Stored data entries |
■ ■ ■ ■ ■

# ... 746 lines not shown
        return (z, cz, d2) + st

    def observation_covariance(self, poses, fixed, ef, et, meas, info, pair_a, pair_b, obs_kind=None, hyp_meas=None, hyp_info=None,
                               vertex_kind=None, edge_kind=None, kind=None, delta=1.0):
        a, b = self._pair_arrays(pair_a, pair_b)
        n = len(a)
        ok = None if obs_kind is None else np.ascontiguousarray(obs_kind, dtype=np.uint8).reshape(-1)
        if ok is not None and ok.shape != (n,):
            raise ValueError(f"observation kinds: {ok.shape[0]} given for {n} pairs")
        hm = hi = d2 = None
        if hyp_meas is not None:
            hm = np.ascontiguousarray(hyp_meas, dtype=np.float64).reshape(n, 3)
            d2 = np.zeros(n)
        if hyp_info is not None:
            if hm is None:
                raise ValueError("hyp_info needs hyp_meas")
            hi = np.ascontiguousarray(hyp_info, dtype=np.float64).reshape(n, 6)
        z, cz = np.zeros((n, 3)), np.zeros((n, 3, 3))
        st = self._joint_call("cgmr_observation_covariance", poses, fixed, ef, et, meas, info,
                              (C.c_int(n), _ptr(a), _ptr(b), _ptr(ok), _ptr(z), _ptr(cz), _ptr(hm), _ptr(hi), _ptr(d2)), kind, delta,
                              vertex_kind, edge_kind, typed=True)
        return (z, cz, d2) + st

    @staticmethod
    def _adj_bool(words, n):
        if n == 0:
            return np.zeros((0, 0), dtype=bool)
        bits = (words[:, :, None] >> np.arange(64, dtype=np.uint64)) & np.uint64(1)
        return bits.reshape(n, -1)[:, :n].astype(bool)

    @staticmethod
    def _adj_words(adj):
        adj = np.asarray(adj)
        if adj.dtype == np.uint64:
            return np.ascontiguousarray(adj.reshape(adj.shape[0], -1)), adj.shape[0]
        n = adj.shape[0]
        if adj.shape != (n, n):
            raise ValueError(f"adjacency: a square matrix, not {adj.shape}")
        W = (n + 63) // 64
        bits = np.zeros((n, 64 * W), dtype=np.uint64)
        bits[:, :n] = adj.astype(bool)
        words = (bits.reshape(n, W, 64) << np.arange(64, dtype=np.uint64)).sum(axis=2, dtype=np.uint64)
        return np.ascontiguousarray(words), n

    def closure_consistency(self, poses, fixed, ef, et, meas, info, cl_a, cl_b, cl_meas, cl_info, gamma, kind=None, delta=1.0):
        a, b = self._pair_arrays(cl_a, cl_b)
        n = len(a)
        cm = np.ascontiguousarray(cl_meas, dtype=np.float64).reshape(n, 3)
        ci = np.ascontiguousarray(cl_info, dtype=np.float64).reshape(n, 6)
        W = (n + 63) // 64
        d2, words = np.zeros((n, n)), np.zeros((n, W), dtype=np.uint64)
        clique, size, seed = np.full(n, -1, dtype=np.int32), np.zeros(1, dtype=np.int32), np.full(1, -1, dtype=np.int32)
        st = self._joint_call("cgmr_closure_consistency", poses, fixed, ef, et, meas, info,
                              (C.c_int(n), _ptr(a), _ptr(b), _ptr(cm), _ptr(ci), C.c_double(float(gamma)), _ptr(d2), _ptr(words),
                               _ptr(clique), _ptr(size), _ptr(seed)), kind, delta)
        return (d2, self._adj_bool(words, n), clique[:int(size[0])].copy(), int(seed[0])) + st

    def max_clique_greedy(self, adj):
        words, n = self._adj_words(adj)
        clique, size, seed = np.full(n, -1, dtype=np.int32), np.zeros(1, dtype=np.int32), np.full(1, -1, dtype=np.int32)
        self._check(self.lib.cgmr_max_clique_greedy(self.h, C.c_int(n), _ptr(words), _ptr(clique), _ptr(size), _ptr(seed)))
        return clique[:int(size[0])].copy(), int(seed[0])

    def closure_consistency_exact(self, poses, fixed, ef, et, meas, info, cl_a, cl_b, cl_meas, cl_info, gamma,
                                  node_limit=EXACT_DEFAULT_NODE_LIMIT, kind=None, delta=1.0):
        a, b = self._pair_arrays(cl_a, cl_b)
        n = len(a)
        cm = np.ascontiguousarray(cl_meas, dtype=np.float64).reshape(n, 3)
        ci = np.ascontiguousarray(cl_info, dtype=np.float64).reshape(n, 6)
        W = (n + 63) // 64
        d2, words = np.zeros((n, n)), np.zeros((n, W), dtype=np.uint64)
        clique, size, proven = np.full(n, -1, dtype=np.int32), np.zeros(1, dtype=np.int32), np.zeros(1, dtype=np.int32)
        st = self._joint_call("cgmr_closure_consistency_exact", poses, fixed, ef, et, meas, info,
                              (C.c_int(n), _ptr(a), _ptr(b), _ptr(cm), _ptr(ci), C.c_double(float(gamma)), _ptr(d2), _ptr(words),
                               C.c_int64(int(node_limit)), _ptr(clique), _ptr(size), _ptr(proven)), kind, delta)
        return (d2, self._adj_bool(words, n), clique[:int(size[0])].copy(), bool(proven[0])) + st

    def max_clique_exact(self, adj, node_limit=EXACT_DEFAULT_NODE_LIMIT):
        words, n = self._adj_words(adj)
        clique, size, proven = np.full(n, -1, dtype=np.int32), np.zeros(1, dtype=np.int32), np.zeros(1, dtype=np.int32)
        nodes = np.zeros(1, dtype=np.int64)
        self._check(self.lib.cgmr_max_clique_exact(self.h, C.c_int(n), _ptr(words), C.c_int64(int(node_limit)), _ptr(clique),
                                                   _ptr(size), _ptr(proven), _ptr(nodes)))
        return clique[:int(size[0])].copy(), bool(proven[0]), int(nodes[0])

    @staticmethod
    def _inter_arrays(cl_a, peer_pose, peer_cov, cl_meas, cl_info):
        a = np.ascontiguousarray(cl_a, dtype=np.int32).reshape(-1)
        n = len(a)
        pp = np.ascontiguousarray(peer_pose, dtype=np.float64).reshape(n, 3)
        pc = None
        if peer_cov is not None:
            pc = np.ascontiguousarray(peer_cov, dtype=np.float64)
            if pc.shape != (3 * n, 3 * n):
                raise ValueError(f"peer_cov: [{3 * n}, {3 * n}] for {n} candidates, not {pc.shape}")
        cm = np.ascontiguousarray(cl_meas, dtype=np.float64).reshape(n, 3)
        ci = np.ascontiguousarray(cl_info, dtype=np.float64).reshape(n, 6)
        return a, pp, pc, cm, ci

    def closure_consistency_inter(self, poses, fixed, ef, et, meas, info, cl_a, peer_pose, cl_meas, cl_info, gamma, peer_cov=None,
                                  kind=None, delta=1.0):
        a, pp, pc, cm, ci = self._inter_arrays(cl_a, peer_pose, peer_cov, cl_meas, cl_info)
        n = len(a)
        W = (n + 63) // 64
        d2, words = np.zeros((n, n)), np.zeros((n, W), dtype=np.uint64)
        clique, size, seed = np.full(n, -1, dtype=np.int32), np.zeros(1, dtype=np.int32), np.full(1, -1, dtype=np.int32)
        st = self._joint_call("cgmr_closure_consistency_inter", poses, fixed, ef, et, meas, info,
                              (C.c_int(n), _ptr(a), _ptr(pp), _ptr(pc), _ptr(cm), _ptr(ci), C.c_double(float(gamma)), _ptr(d2),
                               _ptr(words), _ptr(clique), _ptr(size), _ptr(seed)), kind, delta)
        return (d2, self._adj_bool(words, n), clique[:int(size[0])].copy(), int(seed[0])) + st

    def closure_consistency_inter_exact(self, poses, fixed, ef, et, meas, info, cl_a, peer_pose, cl_meas, cl_info, gamma,
                                        peer_cov=None, node_limit=EXACT_DEFAULT_NODE_LIMIT, kind=None, delta=1.0):
        a, pp, pc, cm, ci = self._inter_arrays(cl_a, peer_pose, peer_cov, cl_meas, cl_info)
        n = len(a)
        W = (n + 63) // 64
        d2, words = np.zeros((n, n)), np.zeros((n, W), dtype=np.uint64)
        clique, size, proven = np.full(n, -1, dtype=np.int32), np.zeros(1, dtype=np.int32), np.zeros(1, dtype=np.int32)
        st = self._joint_call("cgmr_closure_consistency_inter_exact", poses, fixed, ef, et, meas, info,
                              (C.c_int(n), _ptr(a), _ptr(pp), _ptr(pc), _ptr(cm), _ptr(ci), C.c_double(float(gamma)), _ptr(d2),
                               _ptr(words), C.c_int64(int(node_limit)), _ptr(clique), _ptr(size), _ptr(proven)), kind, delta)
        return (d2, self._adj_bool(words, n), clique[:int(size[0])].copy(), bool(proven[0])) + st

    def set_symbolic_cache(self, on: bool):
        self._check(self.lib.cgmr_set_symbolic_cache(self.h, C.c_int(1 if on else 0)))

    def host_threads_info(self):
        out = np.zeros(5, dtype=np.int32)
        self._check(self.lib.cgmr_host_threads_info(_ptr(out)))
        return {"threads": int(out[0]), "pinned": bool(out[1]), "home_cpu": int(out[2]), "cpus_allowed": int(out[3]),
                "moves": int(out[4])}

    def symbolic_cache_stats(self):
        out = np.zeros(3, dtype=np.int64)
        self._check(self.lib.cgmr_symbolic_cache_stats3(self.h, _ptr(out)))
        return {"hits": int(out[0]), "misses": int(out[1]), "extended": int(out[2])}

    def gn_timeouts(self) -> int:
        self.lib.cgmr_gn_timeouts.restype = C.c_int64
        return int(self.lib.cgmr_gn_timeouts(self.h))

    def switches(self):
        return {r["name"]: r["value"] for r in _switch_rows(self.lib, self.h)}

    def gn_last_timing(self):
        out = np.zeros(5)
        self._check(self.lib.cgmr_gn_last_timing(self.h, _ptr(out)))
        return dict(zip(["order", "structure", "upload", "device", "total"], out.tolist()))

    def set_profiling(self, on: bool):
        self._check(self.lib.cgmr_set_profiling(self.h, C.c_int(1 if on else 0)))

    def gn_kernel_times(self):
        sec = np.zeros(12)
        n = np.zeros(12, dtype=np.int64)
        self._check(self.lib.cgmr_gn_kernel_times_ex(self.h, _ptr(sec), _ptr(n)))
        names = ["linearize", "assemble", "chi2", "front_factor", "front_update", "top_block", "solve_bwd", "update", "front_level"]
        return {k: (float(s), int(c)) for k, s, c in zip(names, sec, n)}

    def pcm_kernel_times(self):
        sec = np.zeros(12)
        n = np.zeros(12, dtype=np.int64)
        self._check(self.lib.cgmr_gn_kernel_times_ex(self.h, _ptr(sec), _ptr(n)))
        return {k: (float(sec[i]), int(n[i])) for i, k in zip((9, 10, 11), ("gram", "consistency", "bits_clique"))}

■ ■ ■ ■ ■

Assignment |
The expected output is the exact run of lines from the start of the entries through the line with "bits = (words[:, :, None]", inclusive.

Final answer |
# ... 746 lines not shown
        return (z, cz, d2) + st

    def observation_covariance(self, poses, fixed, ef, et, meas, info, pair_a, pair_b, obs_kind=None, hyp_meas=None, hyp_info=None,
                               vertex_kind=None, edge_kind=None, kind=None, delta=1.0):
        a, b = self._pair_arrays(pair_a, pair_b)
        n = len(a)
        ok = None if obs_kind is None else np.ascontiguousarray(obs_kind, dtype=np.uint8).reshape(-1)
        if ok is not None and ok.shape != (n,):
            raise ValueError(f"observation kinds: {ok.shape[0]} given for {n} pairs")
        hm = hi = d2 = None
        if hyp_meas is not None:
            hm = np.ascontiguousarray(hyp_meas, dtype=np.float64).reshape(n, 3)
            d2 = np.zeros(n)
        if hyp_info is not None:
            if hm is None:
                raise ValueError("hyp_info needs hyp_meas")
            hi = np.ascontiguousarray(hyp_info, dtype=np.float64).reshape(n, 6)
        z, cz = np.zeros((n, 3)), np.zeros((n, 3, 3))
        st = self._joint_call("cgmr_observation_covariance", poses, fixed, ef, et, meas, info,
                              (C.c_int(n), _ptr(a), _ptr(b), _ptr(ok), _ptr(z), _ptr(cz), _ptr(hm), _ptr(hi), _ptr(d2)), kind, delta,
                              vertex_kind, edge_kind, typed=True)
        return (z, cz, d2) + st

    @staticmethod
    def _adj_bool(words, n):
        if n == 0:
            return np.zeros((0, 0), dtype=bool)
        bits = (words[:, :, None] >> np.arange(64, dtype=np.uint64)) & np.uint64(1)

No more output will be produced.